What this task involves - All lines in the records that carry the string "goff" are to be shown.

Stored data entries
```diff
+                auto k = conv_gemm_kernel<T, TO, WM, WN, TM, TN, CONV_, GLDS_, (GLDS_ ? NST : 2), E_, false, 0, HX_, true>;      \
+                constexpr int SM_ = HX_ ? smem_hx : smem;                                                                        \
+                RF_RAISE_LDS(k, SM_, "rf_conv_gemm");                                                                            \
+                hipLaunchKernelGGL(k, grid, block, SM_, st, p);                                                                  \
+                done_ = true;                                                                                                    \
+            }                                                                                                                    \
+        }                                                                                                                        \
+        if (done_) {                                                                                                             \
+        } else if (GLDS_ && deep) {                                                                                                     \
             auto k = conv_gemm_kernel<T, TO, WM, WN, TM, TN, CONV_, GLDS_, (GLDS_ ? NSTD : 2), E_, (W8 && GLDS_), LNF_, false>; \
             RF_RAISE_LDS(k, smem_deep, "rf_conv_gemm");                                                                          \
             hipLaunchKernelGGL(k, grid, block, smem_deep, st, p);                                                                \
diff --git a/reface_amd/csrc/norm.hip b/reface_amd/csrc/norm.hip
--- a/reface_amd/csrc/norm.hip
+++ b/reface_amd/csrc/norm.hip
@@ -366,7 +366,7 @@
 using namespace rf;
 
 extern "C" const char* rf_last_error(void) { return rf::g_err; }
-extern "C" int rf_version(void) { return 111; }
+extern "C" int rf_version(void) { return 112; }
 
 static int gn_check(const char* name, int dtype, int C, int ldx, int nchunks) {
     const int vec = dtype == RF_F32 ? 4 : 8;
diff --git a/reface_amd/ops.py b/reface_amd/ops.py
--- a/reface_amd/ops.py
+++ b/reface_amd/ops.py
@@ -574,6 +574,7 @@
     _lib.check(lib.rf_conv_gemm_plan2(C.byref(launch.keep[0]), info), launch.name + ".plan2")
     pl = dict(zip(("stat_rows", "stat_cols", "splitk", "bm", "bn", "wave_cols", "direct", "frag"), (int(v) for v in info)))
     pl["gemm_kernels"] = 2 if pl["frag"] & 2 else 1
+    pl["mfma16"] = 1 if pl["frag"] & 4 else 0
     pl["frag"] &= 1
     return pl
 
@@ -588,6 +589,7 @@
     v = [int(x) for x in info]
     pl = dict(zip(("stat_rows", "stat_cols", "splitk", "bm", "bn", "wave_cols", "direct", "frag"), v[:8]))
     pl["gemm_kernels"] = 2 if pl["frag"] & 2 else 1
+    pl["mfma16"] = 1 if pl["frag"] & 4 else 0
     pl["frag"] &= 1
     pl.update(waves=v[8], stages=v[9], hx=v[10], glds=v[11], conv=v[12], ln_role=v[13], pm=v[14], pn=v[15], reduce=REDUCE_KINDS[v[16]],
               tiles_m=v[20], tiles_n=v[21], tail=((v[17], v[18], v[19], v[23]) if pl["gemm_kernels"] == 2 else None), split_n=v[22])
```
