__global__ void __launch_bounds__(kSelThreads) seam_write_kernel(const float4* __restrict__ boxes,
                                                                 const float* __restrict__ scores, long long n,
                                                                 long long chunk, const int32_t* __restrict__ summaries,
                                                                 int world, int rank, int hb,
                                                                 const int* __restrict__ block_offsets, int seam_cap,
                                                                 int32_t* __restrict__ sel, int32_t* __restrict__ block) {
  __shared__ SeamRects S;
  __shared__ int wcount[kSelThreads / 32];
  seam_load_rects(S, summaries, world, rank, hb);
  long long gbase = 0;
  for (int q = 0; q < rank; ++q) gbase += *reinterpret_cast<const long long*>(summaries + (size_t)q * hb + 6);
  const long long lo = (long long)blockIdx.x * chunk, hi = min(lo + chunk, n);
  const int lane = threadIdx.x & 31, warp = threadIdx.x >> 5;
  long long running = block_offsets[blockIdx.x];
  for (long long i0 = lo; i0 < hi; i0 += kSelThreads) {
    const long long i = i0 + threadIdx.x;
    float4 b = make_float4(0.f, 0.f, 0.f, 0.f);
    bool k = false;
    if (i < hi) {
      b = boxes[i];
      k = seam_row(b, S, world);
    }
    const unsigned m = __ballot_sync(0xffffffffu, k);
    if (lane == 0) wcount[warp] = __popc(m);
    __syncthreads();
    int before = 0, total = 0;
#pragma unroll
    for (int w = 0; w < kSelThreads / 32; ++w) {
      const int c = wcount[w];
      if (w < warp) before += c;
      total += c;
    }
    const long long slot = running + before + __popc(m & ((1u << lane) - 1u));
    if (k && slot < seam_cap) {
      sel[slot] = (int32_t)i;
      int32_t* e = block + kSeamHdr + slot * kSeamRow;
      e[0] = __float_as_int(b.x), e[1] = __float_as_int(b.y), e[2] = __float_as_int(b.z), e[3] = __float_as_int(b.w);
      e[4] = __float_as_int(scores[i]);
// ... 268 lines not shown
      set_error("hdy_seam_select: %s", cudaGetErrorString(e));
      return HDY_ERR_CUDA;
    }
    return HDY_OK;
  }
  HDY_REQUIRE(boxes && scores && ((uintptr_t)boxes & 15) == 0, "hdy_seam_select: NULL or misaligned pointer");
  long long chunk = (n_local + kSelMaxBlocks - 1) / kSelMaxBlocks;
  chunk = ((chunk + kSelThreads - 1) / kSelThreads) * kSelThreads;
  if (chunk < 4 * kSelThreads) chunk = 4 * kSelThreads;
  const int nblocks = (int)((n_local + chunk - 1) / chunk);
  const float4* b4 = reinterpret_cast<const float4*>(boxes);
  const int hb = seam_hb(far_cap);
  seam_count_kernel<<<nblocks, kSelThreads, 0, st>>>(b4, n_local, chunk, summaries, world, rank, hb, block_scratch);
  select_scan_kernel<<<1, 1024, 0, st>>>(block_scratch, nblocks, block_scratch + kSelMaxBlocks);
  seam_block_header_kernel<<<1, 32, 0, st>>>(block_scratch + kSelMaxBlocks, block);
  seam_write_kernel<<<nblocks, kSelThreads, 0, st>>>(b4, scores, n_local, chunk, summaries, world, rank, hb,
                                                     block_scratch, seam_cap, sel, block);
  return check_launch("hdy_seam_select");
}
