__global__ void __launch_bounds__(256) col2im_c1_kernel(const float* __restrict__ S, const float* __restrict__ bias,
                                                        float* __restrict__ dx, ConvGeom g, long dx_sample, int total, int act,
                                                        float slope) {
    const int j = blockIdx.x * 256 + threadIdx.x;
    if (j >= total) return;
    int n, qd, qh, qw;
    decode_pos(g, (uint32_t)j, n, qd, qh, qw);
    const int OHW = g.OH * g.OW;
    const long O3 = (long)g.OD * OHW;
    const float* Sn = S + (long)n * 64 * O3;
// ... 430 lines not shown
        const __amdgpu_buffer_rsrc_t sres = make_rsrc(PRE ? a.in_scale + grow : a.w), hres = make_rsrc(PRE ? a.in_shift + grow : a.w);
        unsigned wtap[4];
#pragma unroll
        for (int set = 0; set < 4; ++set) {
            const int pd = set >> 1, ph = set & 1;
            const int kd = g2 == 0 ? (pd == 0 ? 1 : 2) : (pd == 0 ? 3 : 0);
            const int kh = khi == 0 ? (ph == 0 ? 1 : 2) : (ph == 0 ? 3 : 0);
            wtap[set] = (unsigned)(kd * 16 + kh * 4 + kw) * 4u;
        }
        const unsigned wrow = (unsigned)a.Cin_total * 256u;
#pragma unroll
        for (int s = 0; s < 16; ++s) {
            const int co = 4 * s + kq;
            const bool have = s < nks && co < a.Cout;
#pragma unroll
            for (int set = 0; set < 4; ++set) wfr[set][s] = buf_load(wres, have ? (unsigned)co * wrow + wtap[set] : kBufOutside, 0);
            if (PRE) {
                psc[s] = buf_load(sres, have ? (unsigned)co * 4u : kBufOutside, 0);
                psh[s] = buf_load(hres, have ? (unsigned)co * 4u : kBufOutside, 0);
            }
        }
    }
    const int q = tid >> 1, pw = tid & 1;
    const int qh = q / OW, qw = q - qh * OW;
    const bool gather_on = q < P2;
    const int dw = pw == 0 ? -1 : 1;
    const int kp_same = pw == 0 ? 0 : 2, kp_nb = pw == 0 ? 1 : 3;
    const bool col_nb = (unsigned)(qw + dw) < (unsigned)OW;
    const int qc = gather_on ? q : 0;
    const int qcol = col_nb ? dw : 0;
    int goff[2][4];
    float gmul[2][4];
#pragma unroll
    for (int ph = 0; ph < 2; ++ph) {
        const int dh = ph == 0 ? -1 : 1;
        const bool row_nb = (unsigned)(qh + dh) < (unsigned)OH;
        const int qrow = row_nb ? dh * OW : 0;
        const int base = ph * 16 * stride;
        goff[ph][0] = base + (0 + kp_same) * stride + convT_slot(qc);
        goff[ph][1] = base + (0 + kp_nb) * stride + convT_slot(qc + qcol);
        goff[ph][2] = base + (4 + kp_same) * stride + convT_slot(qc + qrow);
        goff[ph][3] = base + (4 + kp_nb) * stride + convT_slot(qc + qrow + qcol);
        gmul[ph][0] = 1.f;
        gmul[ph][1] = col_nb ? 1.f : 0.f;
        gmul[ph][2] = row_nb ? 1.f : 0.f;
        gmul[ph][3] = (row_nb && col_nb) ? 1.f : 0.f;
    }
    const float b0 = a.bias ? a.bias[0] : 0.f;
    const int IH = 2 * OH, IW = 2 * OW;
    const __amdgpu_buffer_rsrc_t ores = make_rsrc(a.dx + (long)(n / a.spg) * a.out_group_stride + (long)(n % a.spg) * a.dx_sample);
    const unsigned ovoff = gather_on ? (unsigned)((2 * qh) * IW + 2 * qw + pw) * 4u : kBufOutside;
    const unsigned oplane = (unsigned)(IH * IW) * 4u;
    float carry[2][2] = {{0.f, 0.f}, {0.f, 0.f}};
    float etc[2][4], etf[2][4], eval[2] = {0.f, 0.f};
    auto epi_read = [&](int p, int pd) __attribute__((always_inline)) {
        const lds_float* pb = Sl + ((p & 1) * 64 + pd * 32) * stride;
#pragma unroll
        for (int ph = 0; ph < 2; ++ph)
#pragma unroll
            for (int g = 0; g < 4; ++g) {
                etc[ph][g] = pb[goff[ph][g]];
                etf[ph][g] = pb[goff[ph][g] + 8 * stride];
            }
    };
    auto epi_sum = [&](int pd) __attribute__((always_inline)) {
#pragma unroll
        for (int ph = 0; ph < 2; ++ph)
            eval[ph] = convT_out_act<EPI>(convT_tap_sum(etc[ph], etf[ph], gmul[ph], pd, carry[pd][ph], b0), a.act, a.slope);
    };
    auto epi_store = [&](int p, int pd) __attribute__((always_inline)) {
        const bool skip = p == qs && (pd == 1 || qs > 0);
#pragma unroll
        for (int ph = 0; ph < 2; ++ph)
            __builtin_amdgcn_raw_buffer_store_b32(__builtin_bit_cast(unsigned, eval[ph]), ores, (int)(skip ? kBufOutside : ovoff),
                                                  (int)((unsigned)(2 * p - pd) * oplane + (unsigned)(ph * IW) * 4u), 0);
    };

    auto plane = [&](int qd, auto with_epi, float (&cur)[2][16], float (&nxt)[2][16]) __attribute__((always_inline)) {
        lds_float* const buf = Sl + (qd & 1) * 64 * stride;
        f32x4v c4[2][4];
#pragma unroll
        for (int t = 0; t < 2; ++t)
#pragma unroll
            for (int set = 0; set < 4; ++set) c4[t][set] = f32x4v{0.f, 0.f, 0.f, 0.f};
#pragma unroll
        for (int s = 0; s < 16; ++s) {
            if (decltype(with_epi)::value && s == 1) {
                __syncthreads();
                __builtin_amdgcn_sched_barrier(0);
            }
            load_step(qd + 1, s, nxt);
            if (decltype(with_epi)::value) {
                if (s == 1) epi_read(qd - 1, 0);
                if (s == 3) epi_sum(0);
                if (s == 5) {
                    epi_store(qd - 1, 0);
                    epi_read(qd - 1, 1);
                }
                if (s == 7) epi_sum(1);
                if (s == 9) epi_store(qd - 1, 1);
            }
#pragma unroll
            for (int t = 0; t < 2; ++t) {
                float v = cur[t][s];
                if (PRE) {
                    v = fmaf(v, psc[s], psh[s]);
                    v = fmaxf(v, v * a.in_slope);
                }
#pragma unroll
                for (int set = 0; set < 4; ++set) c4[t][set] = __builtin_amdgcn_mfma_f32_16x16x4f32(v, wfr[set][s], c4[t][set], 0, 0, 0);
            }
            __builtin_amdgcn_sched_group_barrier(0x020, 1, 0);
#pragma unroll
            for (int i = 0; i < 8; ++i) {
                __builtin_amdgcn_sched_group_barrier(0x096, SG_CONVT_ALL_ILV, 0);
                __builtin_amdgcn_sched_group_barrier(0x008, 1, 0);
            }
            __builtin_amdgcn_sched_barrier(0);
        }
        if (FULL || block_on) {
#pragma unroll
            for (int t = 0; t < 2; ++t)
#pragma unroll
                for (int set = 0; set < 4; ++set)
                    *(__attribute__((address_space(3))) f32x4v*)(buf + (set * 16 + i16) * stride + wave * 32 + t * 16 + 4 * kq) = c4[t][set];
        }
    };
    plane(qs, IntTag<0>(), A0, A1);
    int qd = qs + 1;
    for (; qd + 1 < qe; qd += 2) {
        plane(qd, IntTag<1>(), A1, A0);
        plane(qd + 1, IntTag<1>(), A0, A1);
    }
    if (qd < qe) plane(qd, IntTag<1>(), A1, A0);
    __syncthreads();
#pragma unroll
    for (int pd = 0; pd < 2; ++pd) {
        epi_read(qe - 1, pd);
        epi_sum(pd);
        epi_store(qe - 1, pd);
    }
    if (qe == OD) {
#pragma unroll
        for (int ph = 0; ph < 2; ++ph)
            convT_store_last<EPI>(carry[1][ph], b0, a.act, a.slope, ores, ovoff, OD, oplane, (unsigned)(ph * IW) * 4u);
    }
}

Written reply -
    int goff[2][4];
        goff[ph][0] = base + (0 + kp_same) * stride + convT_slot(qc);
        goff[ph][1] = base + (0 + kp_nb) * stride + convT_slot(qc + qcol);
        goff[ph][2] = base + (4 + kp_same) * stride + convT_slot(qc + qrow);
        goff[ph][3] = base + (4 + kp_nb) * stride + convT_slot(qc + qrow + qcol);
                etc[ph][g] = pb[goff[ph][g]];
                etf[ph][g] = pb[goff[ph][g] + 8 * stride];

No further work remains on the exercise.